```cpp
void adam_step_f32_multi(std::vector<torch::Tensor> ps,
                         std::vector<torch::Tensor> gs,
                         std::vector<torch::Tensor> ms,
                         std::vector<torch::Tensor> vs,
                         torch::Tensor bc_pow, double lr, double b1,
                         double b2, double eps, double wd) {
  const int n = (int)ps.size();
  TORCH_CHECK(n >= 1 && n <= 8, "adam_step_f32_multi: 1..8 tensors");
  TORCH_CHECK((int)gs.size() == n && (int)ms.size() == n &&
              (int)vs.size() == n, "adam_step_f32_multi: list sizes");
  CHK_DT(bc_pow, torch::kFloat64);
  float* pp[8]; const float* gp[8]; float* mp[8]; float* vp[8]; long ns[8];
  for (int t = 0; t < n; ++t) {
    CHK_CUDA(ps[t]); CHK_CONTIG(ps[t]); CHK_DT(ps[t], torch::kFloat32);
    CHK_CONTIG(gs[t]); CHK_DT(gs[t], torch::kFloat32);
    TORCH_CHECK(ps[t].numel() == gs[t].numel() &&
                ps[t].numel() == ms[t].numel() &&
                ps[t].numel() == vs[t].numel(), "sizes");
    pp[t] = ps[t].data_ptr<float>();
    gp[t] = gs[t].data_ptr<float>();
    mp[t] = ms[t].data_ptr<float>();
    vp[t] = vs[t].data_ptr<float>();
    ns[t] = ps[t].numel();
  }
  launch_adam_f32_multi(pp, gp, mp, vp, ns, n,
                        (const double*)bc_pow.data_ptr(), (float)lr,
                        (float)b1, (float)b2, (float)eps, (float)wd,
                        cur_stream());
}

PYBIND11_MODULE(TORCH_EXTENSION_NAME, m) {
  m.def("gather_concat_fwd", &gather_concat_fwd);
  m.def("gather_concat_bwd", &gather_concat_bwd);
  m.def("embed_scatter_sorted", &embed_scatter_sorted);
  m.def("group_by_index", &group_by_index);
  m.def("cast_clear_rows", &cast_clear_rows);
  m.def("combiner_fwd", &combiner_fwd);
  m.def("gather_combiner_fwd", &gather_combiner_fwd);
  m.def("wgrad_gather", &wgrad_gather);
  m.def("combiner_bwd", &combiner_bwd);
  m.def("attention_fwd", &attention_fwd);
  m.def("attention_bwd", &attention_bwd);
  m.def("attention_fwd_cvb", &attention_fwd_cvb);
  m.def("attention_bwd_compact", &attention_bwd_compact);
  m.def("combiner_fwd_scores", &combiner_fwd_scores);
  m.def("attention_stream_ok", &attention_stream_ok);
  m.def("attention_fwd_scores", &attention_fwd_scores);
  m.def("attention_bwd_compact_reg", &attention_bwd_compact_reg);
  m.def("attention_pool_packed", &attention_pool_packed);
  m.def("combiner_bwd_recompute", &combiner_bwd_recompute);
  m.def("attention_packed_bwd_compact", &attention_packed_bwd_compact);
  m.def("attention_packed_bwd", &attention_packed_bwd);
  m.def("combiner_bwd_recompute_packed", &combiner_bwd_recompute_packed);
  m.def("slab_sum2_f32", &slab_sum2_f32);
  m.def("loss_reduce", &loss_reduce);
  m.def("wgrad_reduce", &wgrad_reduce);
  m.def("logsoftmax_nll_fwd", &logsoftmax_nll_fwd);
  m.def("logsoftmax_nll_bwd", &logsoftmax_nll_bwd);
  m.def("wgrad", &wgrad);
  m.def("wgrad_pipe", &wgrad_pipe);
  m.def("colsum_bf16", &colsum_bf16);
  m.def("head_fwd", &head_fwd);
  m.def("head_fwd_img", &head_fwd_img);
  m.def("swizzle_a", &swizzle_a);
  m.def("logsoftmax_nll_finalize", &logsoftmax_nll_finalize);
  m.def("lsm_partial", &lsm_partial);
  m.def("head_wgrad", &head_wgrad);
  m.def("head_dgrad", &head_dgrad);
  m.def("exclusive_scan", &exclusive_scan);
  m.def("cub_exclusive_scan", &cub_exclusive_scan);
  m.def("cub_scan_temp_bytes", &cub_scan_temp_bytes);
  m.def("head_bwd_prep", &head_bwd_prep);
  m.def("swizzle_cv", &swizzle_cv);
  m.def("row_max_argmax", &row_max_argmax);
  m.def("row_topk", &row_topk);
  m.def("sim_topk", &sim_topk);
  m.def("inv_rownorm", &inv_rownorm);
  m.def("rowscale", &rowscale);
  m.def("angular_fwd", &angular_fwd);
  m.def("angular_dcos", &angular_dcos);
  m.def("norm_project", &norm_project);
  m.def("head_bwd_dw", &head_bwd_dw);
  m.def("head_bwd_dcv", &head_bwd_dcv);
  m.def("head_bwd_dcv_rc", &head_bwd_dcv_rc);
  m.def("head_bwd_dw_pipe", &head_bwd_dw_pipe);
  m.def("head_bwd_dcv_pipe", &head_bwd_dcv_pipe);
  m.def("transpose_w", &transpose_w);
  m.def("dgrad2", &dgrad2);
  m.def("slab_sum_bf16", &slab_sum_bf16);
  m.def("slab_sum_f32", &slab_sum_f32);
  m.def("dgrad", &dgrad);
  m.def("adam_tick", &adam_tick);
  m.def("adam_step_bf16", &adam_step_bf16);
  m.def("adam_step_f32", &adam_step_f32);
  m.def("embed_scatter_heavy", &embed_scatter_heavy);
  m.def("adam_table_bf16", &adam_table_bf16);
  m.def("adam_step_f32_multi", &adam_step_f32_multi);
  m.def("adam_table_bf16_keep_counts", &adam_table_bf16_keep_counts);
  m.def("group_tables", &group_tables);
  m.def("group_tables_wait", &group_tables_wait);
  m.def("group_tables_partials_len", &group_tables_partials_len);
  m.def("embed_scatter_heavy_pair", &embed_scatter_heavy_pair);
  m.def("clear_i32_pair", &clear_i32_pair);
}
```

code2vec_amd/ops/csrc/index_group.hip:

```cpp

#include "common.h"
#include "scatter_heavy.h"

#define IG_BLOCK 256
#define IG_SCAN 1024

struct GroupTable {
  const int* idx0;
  const int* idx1;
  long split, N;
  int rows;
  int* counts;
  int* cursor;
  int* sorted_idx;
  long* perm;
};

template <int E>
__device__ __forceinline__ void load_entries(const GroupTable& t, long base,
                                             int (&v)[E]) {
#pragma unroll
  for (int j = 0; j < E; ++j) {
    const long e = base + j * IG_BLOCK + threadIdx.x;
    int x = -1;
// ... 51 lines not shown
      if (lane == leader) b = atomicAdd(&t.cursor[v[j]], (int)__popcll(m));
      pos[j] = __shfl(b, leader) + rank;
    } else if (v[j] > 1) {
      pos[j] = atomicAdd(&t.cursor[v[j]], 1);
    }
  }
#pragma unroll
  for (int j = 0; j < E; ++j) {
    if (v[j] >= 0 && (unsigned long)pos[j] < (unsigned long)t.N) {
      t.sorted_idx[pos[j]] = v[j];
      t.perm[pos[j]] = base + j * IG_BLOCK + threadIdx.x;
    }
  }
}

__device__ __forceinline__ int block_sum(int v, int* red) {
  const int lane = threadIdx.x & (WAVE - 1);
  const int wave = threadIdx.x / WAVE;
#pragma unroll
  for (int off = 32; off > 0; off >>= 1) v += __shfl_xor(v, off);
  __syncthreads();
  if (lane == 0) red[wave] = v;
  __syncthreads();
  return red[0] + red[1] + red[2] + red[3];
}

__global__ __launch_bounds__(IG_BLOCK) void group_scan_partials_kernel(
    const int* __restrict__ counts_t, int rows_t, const int* __restrict__ counts_p,
    int rows_p, int term_blocks, int* __restrict__ partial) {
  const bool is_path = (int)blockIdx.x >= term_blocks;
  const int* x = is_path ? counts_p : counts_t;
  const int n = is_path ? rows_p : rows_t;
  const int b0 = ((int)blockIdx.x - (is_path ? term_blocks : 0)) * IG_SCAN;
  int v = 0;
#pragma unroll
  for (int k = 0; k < IG_SCAN / IG_BLOCK; ++k) {
    const int i = b0 + k * IG_BLOCK + threadIdx.x;
    v += i < n ? x[i] : 0;
  }
  __shared__ int red[IG_BLOCK / WAVE];
  const int s = block_sum(v, red);
  if (threadIdx.x == 0) partial[blockIdx.x] = s;
}

__global__ __launch_bounds__(IG_BLOCK) void group_scan_apply_kernel(
    const int* __restrict__ counts_t, int rows_t, const int* __restrict__ counts_p,
    int rows_p, int term_blocks, const int* __restrict__ partial,
    int* __restrict__ cursor_t, int* __restrict__ cursor_p) {
  const bool is_path = (int)blockIdx.x >= term_blocks;
  const int* x = is_path ? counts_p : counts_t;
  int* out = is_path ? cursor_p : cursor_t;
  const int n = is_path ? rows_p : rows_t;
  const int seg0 = is_path ? term_blocks : 0;
  const int lb = (int)blockIdx.x - seg0;
  const int lane = threadIdx.x & (WAVE - 1);
  const int wave = threadIdx.x / WAVE;
  __shared__ int red[IG_BLOCK / WAVE];
  const int i0 = lb * IG_SCAN + threadIdx.x * 4;
  int c[4];
#pragma unroll
  for (int k = 0; k < 4; ++k) c[k] = i0 + k < n ? x[i0 + k] : 0;
  int pre = 0;
  for (int i = threadIdx.x; i < lb; i += IG_BLOCK) pre += partial[seg0 + i];
  const int prefix = block_sum(pre, red);
  const int tsum = c[0] + c[1] + c[2] + c[3];
  int inc = tsum;
#pragma unroll
  for (int off = 1; off < WAVE; off <<= 1) {
    const int up = __shfl_up(inc, off);
    if (lane >= off) inc += up;
  }
  __shared__ int wtot[IG_BLOCK / WAVE];
  if (lane == WAVE - 1) wtot[wave] = inc;
  __syncthreads();
  int run = prefix + inc - tsum;
  for (int w = 0; w < wave; ++w) run += wtot[w];
#pragma unroll
  for (int k = 0; k < 4; ++k) {
    if (i0 + k < n) out[i0 + k] = run;
    run += c[k];
  }
}

struct HeavyTable {
  const int* sorted_idx;
  const long* perm;
  const int* counts;
  float* dtable;
  long N;
  int S, off0, off1;
};

template <int NP>
__global__ __launch_bounds__(256) void embed_scatter_heavy_pair_kernel(
    HeavyTable term, HeavyTable path, int term_blocks,
    const bf16* __restrict__ gout, long M, int KP, int thr) {
  const bool is_path = (int)blockIdx.x >= term_blocks;
  const HeavyTable& t = is_path ? path : term;
  const long wid =
      (long)((int)blockIdx.x - (is_path ? term_blocks : 0)) *
          (blockDim.x / WAVE) + threadIdx.x / WAVE;
  scatter_heavy_chunk<NP>(wid, t.sorted_idx, t.perm, t.counts, gout, t.dtable,
                          t.N, M, KP, t.S, t.off0, t.off1, thr);
}

__global__ void clear_i32_pair_kernel(int* __restrict__ a, long na,
                                      int* __restrict__ b, long nb) {
  const long i = (long)blockIdx.x * blockDim.x + threadIdx.x;
  const long stride = (long)gridDim.x * blockDim.x;
  for (long j = i; j < na + nb; j += stride) {
    if (j < na) a[j] = 0;
    else b[j - na] = 0;
  }
}

extern "C" {

long group_tables_partials(long rows_t, long rows_p) {
  return (rows_t + IG_SCAN - 1) / IG_SCAN + (rows_p + IG_SCAN - 1) / IG_SCAN;
}
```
+===+
How many lines of the records contain the string "GroupTable"? Respond with the number alone.

• TASK ANSWER: 2